Interestingly importing other way round or setting the LD_PRELOAD=/lib64/libstdc++.so.6 makes it work fine

[root@930fd58ceb8a /]# python3 -c 'import MySQLdb; import pyarrow; print("OK")'

[root@930fd58ceb8a /]# LD_PRELOAD=/lib64/libstdc++.so.6 python3 -c 'import pyarrow; import MySQLdb; print("OK")'

Could you help me understand what is going on and what would be the right fix for that?

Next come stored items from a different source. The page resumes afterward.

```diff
+                    const int col = wn * G::WNW + j * 16 + cq;
+                    float* d = stg + ((row >> 5) * G::NCB + (col >> 6)) * G::BLK + (row & 31) * 64 + (col & 63);
+#pragma unroll
+                    for (int r = 0; r < 4; ++r) {
+                        const float v = __builtin_fmaf(acc1[i][j][r], 0x1p-11f, acc0[i][j][r]);
+                        d[r * 64] = add ? d[r * 64] + v : v;
+                    }
+                }
+            }
+        };
+        if (G::KG == 1 || kg == 0) put(false);
+        __syncthreads();
+        if constexpr (G::KG == 2) {
+            if (kg == 1) put(true);
+            __syncthreads();
+        }
+    }
+    const int lr = lane & 31, lk = lane >> 5;
+    const int m_end = min(p.M, m0 + G::TM);
+    constexpr bool HALVES = EPK == 3 && (G::NRB * G::NCB * G::BLK + 12 * 1024) * 4 <= G::LNT;
+    if constexpr (HALVES) {
+        float* half_stage = stg + G::NRB * G::NCB * G::BLK;
+        for (int u = wave; u < G::NRB * G::NCB * 2; u += 12) {
+            const int b = u >> 1, hf = u & 1;
+            const int rb = b / G::NCB, cb = b - rb * G::NCB;
+            if (m0 + rb * 32 >= m_end) continue;
+            const float* blk = stg + b * G::BLK + hf * 32;
+            f32x16 h1[1][1];
+#pragma unroll
+            for (int r = 0; r < 16; ++r) {
+                const float t = blk[((r & 3) + 8 * (r >> 2) + 4 * lk) * 64 + lr];
+                h1[0][0][r] = (rb == G::NRB - 1 && r >= 8) ? 0.f : t;
+            }
+            float* st = half_stage + wave * 1024;
+            if constexpr (FOLD) gemm_epilogue_resid_ln<float, 1, 1, 2>(h1, p, m0 + rb * 32, n0 + cb * 64 + hf * 32, lr, lk, st, m_end);
+            else gemm_epilogue_lds<float, 1, 1, 32, 32>(h1, p, m0, n0, 0, 0, rb, cb * 2 + hf, lr, lk, st, m_end);
+        }
+        return;
+    }
+    for (int b = wave; b < G::NRB * G::NCB; b += 12) {
+        const int rb = b / G::NCB, cb = b - rb * G::NCB;
+        if (m0 + rb * 32 >= m_end) continue;
+        float* blk = stg + b * G::BLK;
+        float prs[1] = {0.f}, pmr[1] = {0.f};
+        if constexpr (CONSUMER) { prs[0] = lnt[rb * 32 + lr]; pmr[0] = lnt[160 + rb * 32 + lr]; }
+        f32x16 h[1][2];
+#pragma unroll
+        for (int j = 0; j < 2; ++j)
+#pragma unroll
+            for (int r = 0; r < 16; ++r) {
+                const float t = blk[((r & 3) + 8 * (r >> 2) + 4 * lk) * 64 + j * 32 + lr];
+                h[0][j][r] = (rb == G::NRB - 1 && r >= 8) ? 0.f : t;
+            }
+        __builtin_amdgcn_fence(__ATOMIC_ACQUIRE, "wavefront");
+        __builtin_amdgcn_wave_barrier();
+        if constexpr (FOLD) {
+            if constexpr (EPK == 1) gemm_epilogue_qkv_lds<float, 1, true, true>(h, p, m0, n0, 0, rb, cb, lr, lk, blk, prs, pmr, m_end);
+            else if constexpr (EPK == 2) gemm_epilogue_ln_in<float, 1, 2, 2, true>(h, p, m0 + rb * 32, n0 + cb * 64, lr, lk, blk, prs, pmr, m_end);
+            else gemm_epilogue_resid_ln<float, 1, 2, 2>(h, p, m0 + rb * 32, n0 + cb * 64, lr, lk, blk, m_end);
+        } else {
+            if constexpr (EPK == 1) gemm_epilogue_qkv_lds<float, 1>(h, p, m0, n0, 0, rb, cb, lr, lk, blk, nullptr, nullptr, m_end);
+            else if constexpr (EPK == 2) x3p_epilogue_planes<1, 2, 2>(h, p, m0, n0, rb, cb, lr, lk, blk, m_end);
+            else gemm_epilogue_lds<float, 1, 2, 32, 64>(h, p, m0, n0, 0, 0, rb, cb, lr, lk, blk, m_end);
+        }
+    }
+#endif
+}
diff --git a/text-to-speech-tts-onnx_amd/csrc/options.h b/text-to-speech-tts-onnx_amd/csrc/options.h
--- a/text-to-speech-tts-onnx_amd/csrc/options.h
+++ b/text-to-speech-tts-onnx_amd/csrc/options.h
@@ -43,6 +43,7 @@
     X(GEMM_X3P_GRID, "gemm_x3p_grid", "MI355TTS_X3P_GRID", ENV_INT, 0, STORE, 0, 0)  \
     X(GEMM_X3D, "gemm_x3d", "MI355TTS_X3D", ENV_INT, 1, STORE, 0, 0)                            \
     X(GEMM_X3D_MIN_EFF, "gemm_x3d_min_eff", "MI355TTS_X3D_MIN_EFF", ENV_INT, 90, STORE, 0, 0)  \
+    X(GEMM_X3D_DIRECT_EPI, nullptr, "MI355TTS_X3D_DIRECT_EPI", ENV_ZERO_OFF, 1, BOOL, 0, 1)  \
        \
     X(GEMM_PH8, "gemm_ph8", "MI355TTS_PH8", ENV_INT, 1, STORE, 0, 0)                                                    \
     X(GEMM_PH8_MIN_TILES, "gemm_ph8_min_tiles", "MI355TTS_PH8_MIN", ENV_INT, 200, STORE, 0, 0)                          \
diff --git a/text-to-speech-tts-onnx_amd/csrc/x3d_direct.h b/text-to-speech-tts-onnx_amd/csrc/x3d_direct.h
--- /dev/null
+++ b/text-to-speech-tts-onnx_amd/csrc/x3d_direct.h
@@ -0,0 +1,43 @@
+#pragma once
+#include "gemm_epilogue.h"
+
+namespace mi {
+
+__device__ __forceinline__ void x3d_hop(float (&x)[8]) {
+#if defined(__HIP_DEVICE_COMPILE__)
+#pragma unroll
+    for (int q = 0; q < 8; ++q) asm volatile("" : "+v"(x[q]));
+#endif
+}
+__device__ __forceinline__ void x3d_load8(const float* src, float (&d)[8]) {
+    const float4 a = *reinterpret_cast<const float4*>(src), b = *reinterpret_cast<const float4*>(src + 4);
+    d[0] = a.x; d[1] = a.y; d[2] = a.z; d[3] = a.w; d[4] = b.x; d[5] = b.y; d[6] = b.z; d[7] = b.w;
+}
+__device__ __forceinline__ void x3d_store_planes(void* planes, int N, int m, int col, bool ok, const float (&x)[8], unsigned& sat) {
+    u32x4 pl[2];
+    unsigned s = 0;
+    xnp_split8_sat<2>(x, pl, s);
+    if (ok) {
+        sat |= s;
+        unsigned char* dst = (unsigned char*)planes + x3p_slot_offset(m, col >> 3, N >> 5, 2);
+        *reinterpret_cast<u32x4*>(dst) = pl[0];
+        *reinterpret_cast<u32x4*>(dst + X3P_PLANE) = pl[1];
+    }
+}
+
+template <bool FOLD>
+__device__ __forceinline__ void x3d_direct_planes(const ConvGemmDev& p, float (&x)[8], int m, int col, bool ok, float rs, float mr,
+                                                  const float (&pv)[8], const float (&cv)[8], unsigned& sat) {
+    if constexpr (FOLD) {
+#pragma unroll
+        for (int q = 0; q < 8; ++q) x[q] = __builtin_fmaf(rs, x[q], __builtin_fmaf(-mr, pv[q], cv[q]));
+    } else {
+#pragma unroll
+        for (int q = 0; q < 8; ++q) x[q] = x[q] + pv[q];
+    }
+    ln_act8<float>(x, p.act);
+    x3d_hop(x);
+    x3d_store_planes(p.out_planes, p.N, m, col, ok, x, sat);
+}
+
+}
```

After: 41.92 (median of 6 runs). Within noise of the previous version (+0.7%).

xhochy commented 7 months ago

This is related to https://github.com/jemalloc/jemalloc/issues/937 and https://github.com/conda-forge/arrow-cpp-feedstock/issues/636

mdobrzanski commented 7 months ago

@xhochy, that's some advanced stuff, I think I didn't get everything that is written in related issues. What I understood is pyarrow was fixed and it's MySQLdb or even libmysqlclient that has to be fixed. There was an issue with the latter on ubuntu https://bugs.launchpad.net/ubuntu/+source/mysql-8.0/+bug/1889851. Is that right? In your opinion, where the fixes should be done?

xhochy commented 7 months ago

Yes, that sounds related and the fix needs to be done on the MySQLdb side.